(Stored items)
template <int CTRL, int ROW_MASK>
__device__ __forceinline__ float dpp_add(float v) {
  return v + __int_as_float(__builtin_amdgcn_update_dpp(0, __float_as_int(v), CTRL, ROW_MASK, 0xF, false));
}
__device__ __forceinline__ float wave_sum(float v) {
  v = dpp_add<0xB1, 0xF>(v);
  v = dpp_add<0x4E, 0xF>(v);
  v = dpp_add<0x114, 0xF>(v);
  v = dpp_add<0x118, 0xF>(v);
  v = dpp_add<0x142, 0xA>(v);
  v = dpp_add<0x143, 0xC>(v);
  return __int_as_float(__builtin_amdgcn_readlane(__float_as_int(v), 63));
// ... 173 lines not shown
  if (sb * (16 * MB) >= a.B) return;
  const int cbk = grp * cs + half;
  const int b0 = sb * (16 * MB);
  const int r = lane & 15, kq = lane >> 4;
  const int nblk_total = S32 ? a.cout >> 5 : a.cout >> 4;
  const int nblk = cbk * C::NWC + wn;
  const int cin = a.ca + a.cb;
  int nit_all = LDP_ABL(8) ? 0 : (mode_2d(MODE) ? 3 * cin : cin) / C::CH_IT;
  if constexpr (MODE == MODE_K5 && RES_OUT && SPLIT == 0 && !KWS) {
    if (a.ca_real > 0 && !LDP_ABL(8)) nit_all = (a.ca_real + C::CH_IT - 1) / C::CH_IT;
  }
  const int it0 = kpart * (nit_all / kw);
  const int nit = it0 + nit_all / kw;
  if LDP_ABL(64) return;
  LDP_TL(0);

  constexpr bool T2S = t2_shared(MODE, TO, SPLIT);
  f32x4 acc[MB][TO];
  f32x4 racc[MB][RES_OUT ? TO : 1];
  f32x4 sacc[T2S ? MB : 1];
  constexpr bool T2S2 = T2S && KS == 1 && CPI % 2 == 0;
  f32x4 sacc_b[T2S2 ? MB : 1], acc_b[T2S2 ? MB : 1][2];
#pragma unroll
  for (int m = 0; m < (T2S ? MB : 1); ++m) sacc[m] = f32x4{0.f, 0.f, 0.f, 0.f};
#pragma unroll
  for (int m = 0; m < (T2S2 ? MB : 1); ++m) sacc_b[m] = acc_b[m][0] = acc_b[m][1] = f32x4{0.f, 0.f, 0.f, 0.f};
  constexpr bool T4S = t4_shared(MODE, TO, SPLIT);
  constexpr bool T4F = T4S && KS == 1 && !RES_OUT;
  constexpr bool T4P = T4S && MB == 2;
  constexpr int MBE = T4P ? 1 : MB;
  constexpr int NLDE = T4P ? C::NLD / 2 : C::NLD;
  static_assert(!T4P || C::NLD % 2 == 0, "two-pass tiles: whole staging loads per row block");
  static_assert(!(T4P && (T4F || RES_OUT)), "two-pass tiles: K slices, no projection");
  f32x4 tacc[T4S && !T4F ? MBE : 1][T4S && !T4F ? T4_SLOTS : 1];
#pragma unroll
  for (int m = 0; m < (T4S && !T4F ? MBE : 1); ++m)
#pragma unroll
    for (int t = 0; t < (T4S && !T4F ? T4_SLOTS : 1); ++t) tacc[m][t] = f32x4{0.f, 0.f, 0.f, 0.f};
  f32x4 acc_lo[C::F16 ? MB : 1][C::F16 ? TO : 1], racc_lo[C::F16 ? MB : 1][C::F16 && RES_OUT ? TO : 1];
#pragma unroll
  for (int m = 0; m < (C::F16 ? MB : 1); ++m) {
#pragma unroll
    for (int t = 0; t < (C::F16 ? TO : 1); ++t) acc_lo[m][t] = f32x4{0.f, 0.f, 0.f, 0.f};
#pragma unroll
    for (int t = 0; t < (C::F16 && RES_OUT ? TO : 1); ++t) racc_lo[m][t] = f32x4{0.f, 0.f, 0.f, 0.f};
  }
#pragma unroll
  for (int m = 0; m < MB; ++m) {
#pragma unroll
    for (int t = 0; t < TO; ++t) acc[m][t] = f32x4{0.f, 0.f, 0.f, 0.f};
#pragma unroll
    for (int t = 0; t < (RES_OUT ? TO : 1); ++t) racc[m][t] = f32x4{0.f, 0.f, 0.f, 0.f};
  }

  int st_goff[C::NLD];
  int st_loff[C::NLD];
  int st_cc[C::NLD];
  int st_mask[mode_2d(MODE) ? C::NLD : 1];
#pragma unroll
  for (int i = 0; i < C::NLD; ++i) {
    const int idx = tid + i * NT;
    const int q = idx & 3;
    const int cc = (idx >> 2) % NC;
    const int rr = (idx / (4 * NC)) & 15;
    const int tm = idx / (64 * NC);
    const int tt = tm % TI, mb = tm / TI;
// ... 41 lines not shown
    for (int i = SI0; i < SI1; ++i) {
      const bool ok = (cbase + st_cc[i]) < creal;
      xst[i] = *reinterpret_cast<const f32x4*>(base + (size_t)st_goff[i] * stride + (ok ? cbase + st_cc[i] : 0));
    }
  };
  auto stage_store = [&](auto pass_tag, float* buf) {
    constexpr int SI0 = T4P ? decltype(pass_tag)::value * (C::NLD / 2) : 0, SI1 = T4P ? SI0 + C::NLD / 2 : C::NLD;
    if constexpr (C::F16) {
#pragma unroll
      for (int i = 0; i < C::NLD; ++i) {
        uint2 ph, pl;
        split4h(xst[i], ph, pl);
        *reinterpret_cast<uint2*>(buf + st_loff[i]) = ph;
        *reinterpret_cast<uint2*>(buf + st_loff[i] + 256) = pl;
      }
      return;
    }
    if constexpr (SPLIT) {
#pragma unroll
      for (int i = 0; i < C::NLD; ++i) {
        uint2 ph, pm, pl;
        split4(xst[i], ph, pm, pl);
        *reinterpret_cast<uint2*>(buf + st_loff[i]) = ph;
        *reinterpret_cast<uint2*>(buf + st_loff[i] + 256) = pm;
        *reinterpret_cast<uint2*>(buf + st_loff[i] + 512) = pl;
      }
      return;
    }
#pragma unroll
    for (int i = SI0; i < SI1; ++i) *reinterpret_cast<f32x4*>(buf + st_loff[i]) = xst[i];
  };

  constexpr bool SKIPZ = MODE == MODE_K5 && RES_OUT && SPLIT == 0 && TO >= 8 && KS > 1;
  constexpr int NJR = T2S ? T2_SLOTS : T4S ? T4_SLOTS : NJ;
  constexpr int NJW = NJR + (RES_OUT ? 1 : 0);
  constexpr int NJB = T4S ? T4_SLOTS : NJ;
  constexpr int NSTEP = S16 ? CPI / 2 : 1;
  constexpr int WCH = S16 ? 1 : CPI;
  constexpr int RN = RES_OUT ? WCH : 1;
  constexpr int WPL = SPLIT ? C::NPL : 1;
  f32x4 wb0[NJB][WCH * WPL], wb1[NJB][WCH * WPL];
  f32x4 rb0[RN * WPL], rb1[RN * WPL];
  auto wload = [&](int it, f32x4 (&b)[NJB][WCH * WPL], f32x4 (&rb)[RN * WPL]) {
#pragma unroll
    for (int ci = 0; ci < WCH; ++ci) {
      const int gc = S16 ? (it / NSTEP) * (NC / 2) + ks * NSTEP + (it % NSTEP) : it * NC + ks * CPI + ci;
#pragma unroll
      for (int j = 0; j < NJB; ++j) {
        if constexpr (SPLIT) {
          if (tap_used(MODE, TO, j)) {
#pragma unroll
            for (int pl = 0; pl < WPL; ++pl) {
              const size_t off = ((((size_t)gc * NJW + j) * nblk_total + nblk) * WPL + pl) * 256 + lane * 4;
              b[j][ci * WPL + pl] = *reinterpret_cast<const f32x4*>(a.w + off);
            }
          }
        } else
        if (T4S || tap_used(MODE, TO, j)) {
          const size_t off = (((size_t)gc * NJW + (T2S ? j - 1 : j)) * nblk_total + nblk) * 256 + lane * 4;
          b[j][ci] = (LDP_W_NT && KWS) ? __builtin_nontemporal_load(reinterpret_cast<const f32x4*>(a.w + off))
                                       : *reinterpret_cast<const f32x4*>(a.w + off);
        }
      }
      if constexpr (RES_OUT && SPLIT) {
#pragma unroll
        for (int pl = 0; pl < WPL; ++pl) {
          const size_t off = ((((size_t)gc * NJW + NJ) * nblk_total + nblk) * WPL + pl) * 256 + lane * 4;
          rb[ci * WPL + pl] = *reinterpret_cast<const f32x4*>(a.w + off);
        }
      } else
      if (RES_OUT) {
        const size_t off = (((size_t)gc * NJW + NJR) * nblk_total + nblk) * 256 + lane * 4;
        rb[ci] = (LDP_W_NT && KWS) ? __builtin_nontemporal_load(reinterpret_cast<const f32x4*>(a.w + off))
                                   : *reinterpret_cast<const f32x4*>(a.w + off);
      }
    }
  };

  f32x16 acc32[S32 ? TO : 1], racc32[S32 && RES_OUT ? TO : 1];
  f32x16 acc32_lo[S32 && C::F16 ? TO : 1], racc32_lo[S32 && C::F16 && RES_OUT ? TO : 1];
  if constexpr (S32 && C::F16) {
#pragma unroll
    for (int t = 0; t < TO; ++t)
#pragma unroll
      for (int i = 0; i < 16; ++i) acc32_lo[t][i] = 0.f;
#pragma unroll
    for (int t = 0; t < (RES_OUT ? TO : 1); ++t)
#pragma unroll
      for (int i = 0; i < 16; ++i) racc32_lo[t][i] = 0.f;
  }
  if constexpr (S32) {
#pragma unroll
    for (int t = 0; t < TO; ++t)
#pragma unroll
      for (int i = 0; i < 16; ++i) acc32[t][i] = 0.f;
#pragma unroll
    for (int t = 0; t < (RES_OUT ? TO : 1); ++t)
#pragma unroll
      for (int i = 0; i < 16; ++i) racc32[t][i] = 0.f;
  }
  auto iteration = [&](auto pass_tag, auto last_tag, int it, f32x4 (&bc)[NJB][WCH * WPL], f32x4 (&rc)[RN * WPL], f32x4 (&bl)[NJB][WCH * WPL],
                       f32x4 (&rl)[RN * WPL]) {
    constexpr bool LAST = decltype(last_tag)::value;
    constexpr int PASS = decltype(pass_tag)::value;
    float* xcur = smem + (it & 1) * C::XT;
    float* xnext = smem + ((it + 1) & 1) * C::XT;
    const int itn = LDP_ABL(256) ? it0 : (LAST || (it + 1) < nit) ? it + 1 : it;
    if (!LAST) {
      if (!(SPLIT && LDP_ABL(2048))) stage_load(pass_tag, itn);
      if (!S16 && !(SPLIT && LDP_ABL(1024))) wload(itn, bl, rl);
    }
    if constexpr (S16) {
      constexpr int NPAIR = valid_pairs(MODE, TO) + (RES_OUT ? TO : 0);
      constexpr int NUSED = (tap_used(MODE, TO, 0) ? 1 : 0) + (NJ > 1 && tap_used(MODE, TO, 1) ? 1 : 0) + (NJ > 2 && tap_used(MODE, TO, 2) ? 1 : 0) +
                            (NJ > 3 && tap_used(MODE, TO, 3) ? 1 : 0) + (NJ > 4 && tap_used(MODE, TO, 4) ? 1 : 0);
      constexpr int NPL = C::NPL;
      constexpr int NWL = (NUSED + (RES_OUT ? 1 : 0)) * NPL;
      constexpr int NMFMA = (C::F16 ? 3 : LDP_SPLIT_NPROD) * NPAIR * MB;
      constexpr int NREAD = MB * TI * NPL;
      constexpr int AHEAD = MB * (TI > 2 ? 2 : TI) * NPL;
      auto step = [&](auto pc_tag, f32x4 (&wc)[NJB][WCH * WPL], f32x4 (&rcur)[RN * WPL], f32x4 (&wn)[NJB][WCH * WPL], f32x4 (&rnext)[RN * WPL]) {
        constexpr int pc = decltype(pc_tag)::value;
        constexpr bool PREF = pc + 1 < NSTEP || !LAST;
        if (PREF && !LDP_ABL(1024)) wload(pc + 1 < NSTEP ? it * NSTEP + pc + 1 : itn * NSTEP, wn, rnext);
        f32x4 asp[MB][TI][NPL];
#pragma unroll
        for (int ti = 0; ti < TI; ++ti) {
#pragma unroll
          for (int m = 0; m < MB; ++m)
#pragma unroll
            for (int pl = 0; pl < NPL; ++pl)
              asp[m][ti][pl] = *reinterpret_cast<const f32x4*>(xcur + (((((m * TI + ti) * (NC / 2) + ks * NSTEP + pc) * NPL + pl) * 64 + lane) * 4));
        }
        if constexpr (C::F16) {
          constexpr int FA[3] = {1, 0, 0}, FB[3] = {0, 1, 0};
#pragma unroll
          for (int ti = 0; ti < TI; ++ti) {
#pragma unroll
            for (int pi = 0; pi < 3; ++pi) {
#pragma unroll
              for (int j = 0; j <= NJ; ++j) {
                if (j == NJ && !RES_OUT) continue;
                const int to = j == NJ ? (ti < TO ? ti : -1) : tap_dst(MODE, TO, ti, j < NJ ? j : 0);
// ... 189 lines not shown
          af[mm][3] = x2 + x3; af[mm][4] = x3; af[mm][5] = x2;
          af[mm][6] = x0 + x1; af[mm][7] = x1; af[mm][8] = x0;
        }
#pragma unroll
        for (int s = 0; s < 4; ++s) {
#pragma unroll
          for (int k = 0; k < T4_SLOTS; ++k) {
#pragma unroll
            for (int m = 0; m < MBE; ++m) {
              f32x4& d = T4F ? tit[T4F ? m : 0][T4F ? k : 0] : tacc[T4F ? 0 : m][T4F ? 0 : k];
              d = __builtin_amdgcn_mfma_f32_16x16x4f32(af[m][k][s], bc[k][ci][s], d, 0, 0, 0);
            }
          }
          if (RES_OUT) {
#pragma unroll
            for (int to = 0; to < TO; ++to)
#pragma unroll
              for (int m = 0; m < MB; ++m)
                racc[m][to] = __builtin_amdgcn_mfma_f32_16x16x4f32(areg[m][to][ci][s], rc[ci][s], racc[m][to], 0, 0, 0);
          }
        }
      }
      if constexpr (T4F) {
#pragma unroll
        for (int m = 0; m < MB; ++m) {
          const f32x4 se0 = tit[m][0] + tit[m][1], se1 = tit[m][0] + tit[m][2];
          acc[m][0] = acc[m][0] + ((se0 + tit[m][3]) + tit[m][4]);
          acc[m][1] = acc[m][1] + ((se1 + tit[m][3]) + tit[m][5]);
          acc[m][2] = acc[m][2] + ((se0 + tit[m][6]) + tit[m][7]);
          acc[m][3] = acc[m][3] + ((se1 + tit[m][6]) + tit[m][8]);
        }
      }
    } else
    if (!dead_slice) {
#pragma unroll
    for (int ci = 0; ci < CPI; ++ci) {
#pragma unroll
      for (int s = 0; s < 4; ++s) {
#pragma unroll
        for (int j = 0; j < NJ; ++j) {
#pragma unroll
          for (int to = 0; to < TO; ++to) {
            const int ti = tap_src(MODE, to, j);
            if (ti >= 0 && ti < TI) {
#pragma unroll
              for (int m = 0; m < MB; ++m)
                acc[m][to] = __builtin_amdgcn_mfma_f32_16x16x4f32(areg[m][ti][ci][s], bc[j][ci][s],
                                                                  acc[m][to], 0, 0, 0);
            }
          }
        }
        if (RES_OUT) {
#pragma unroll
          for (int to = 0; to < TO; ++to)
#pragma unroll
            for (int m = 0; m < MB; ++m)
              racc[m][to] = __builtin_amdgcn_mfma_f32_16x16x4f32(areg[m][to][ci][s], rc[ci][s],
                                                                 racc[m][to], 0, 0, 0);
        }
      }
    }
    }
    if (LAST) {
#pragma unroll
      for (int i = 0; i < MBE * TI * CPI; ++i) __builtin_amdgcn_sched_group_barrier(0x100, 1, 0);
    } else {
      constexpr int NUSED = (tap_used(MODE, TO, 0) ? 1 : 0) + (NJ > 1 && tap_used(MODE, TO, 1) ? 1 : 0) +
                            (NJ > 2 && tap_used(MODE, TO, 2) ? 1 : 0) + (NJ > 3 && tap_used(MODE, TO, 3) ? 1 : 0) +
                            (NJ > 4 && tap_used(MODE, TO, 4) ? 1 : 0);
      constexpr int NLOADS = NLDE + ((T4S ? T4_SLOTS : NUSED) + (RES_OUT ? 1 : 0)) * CPI;
      constexpr int NMFMA = MBE * CPI * 4 * (conv_products(MODE, TO, SPLIT) + (RES_OUT ? TO : 0));
      constexpr int MPL = NMFMA / NLOADS > 0 ? NMFMA / NLOADS : 1;
#pragma unroll
      for (int i = 0; i < MBE * TI * CPI; ++i) __builtin_amdgcn_sched_group_barrier(0x100, 1, 0);
#pragma unroll
      for (int i = 0; i < NLOADS; ++i) {
        __builtin_amdgcn_sched_group_barrier(0x020, 1, 0);
        __builtin_amdgcn_sched_group_barrier(0x008, MPL, 0);
      }
      if (NMFMA - NLOADS * MPL > 0) __builtin_amdgcn_sched_group_barrier(0x008, NMFMA - NLOADS * MPL, 0);
      __builtin_amdgcn_sched_group_barrier(0x200, NLDE, 0);
    }
    if (!LAST) stage_store(pass_tag, xnext);
    __syncthreads();
  };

> _TASK REQUIREMENTS_
After locating the line with "const int rr = (idx / (4 * NC)) & 15;" above, return that line and every later line through the one with "const bool ok", word for word and with nothing else.

> _RESPONSE TO THE EXERCISE_
    const int rr = (idx / (4 * NC)) & 15;
    const int tm = idx / (64 * NC);
    const int tt = tm % TI, mb = tm / TI;
// ... 41 lines not shown
    for (int i = SI0; i < SI1; ++i) {
      const bool ok = (cbase + st_cc[i]) < creal;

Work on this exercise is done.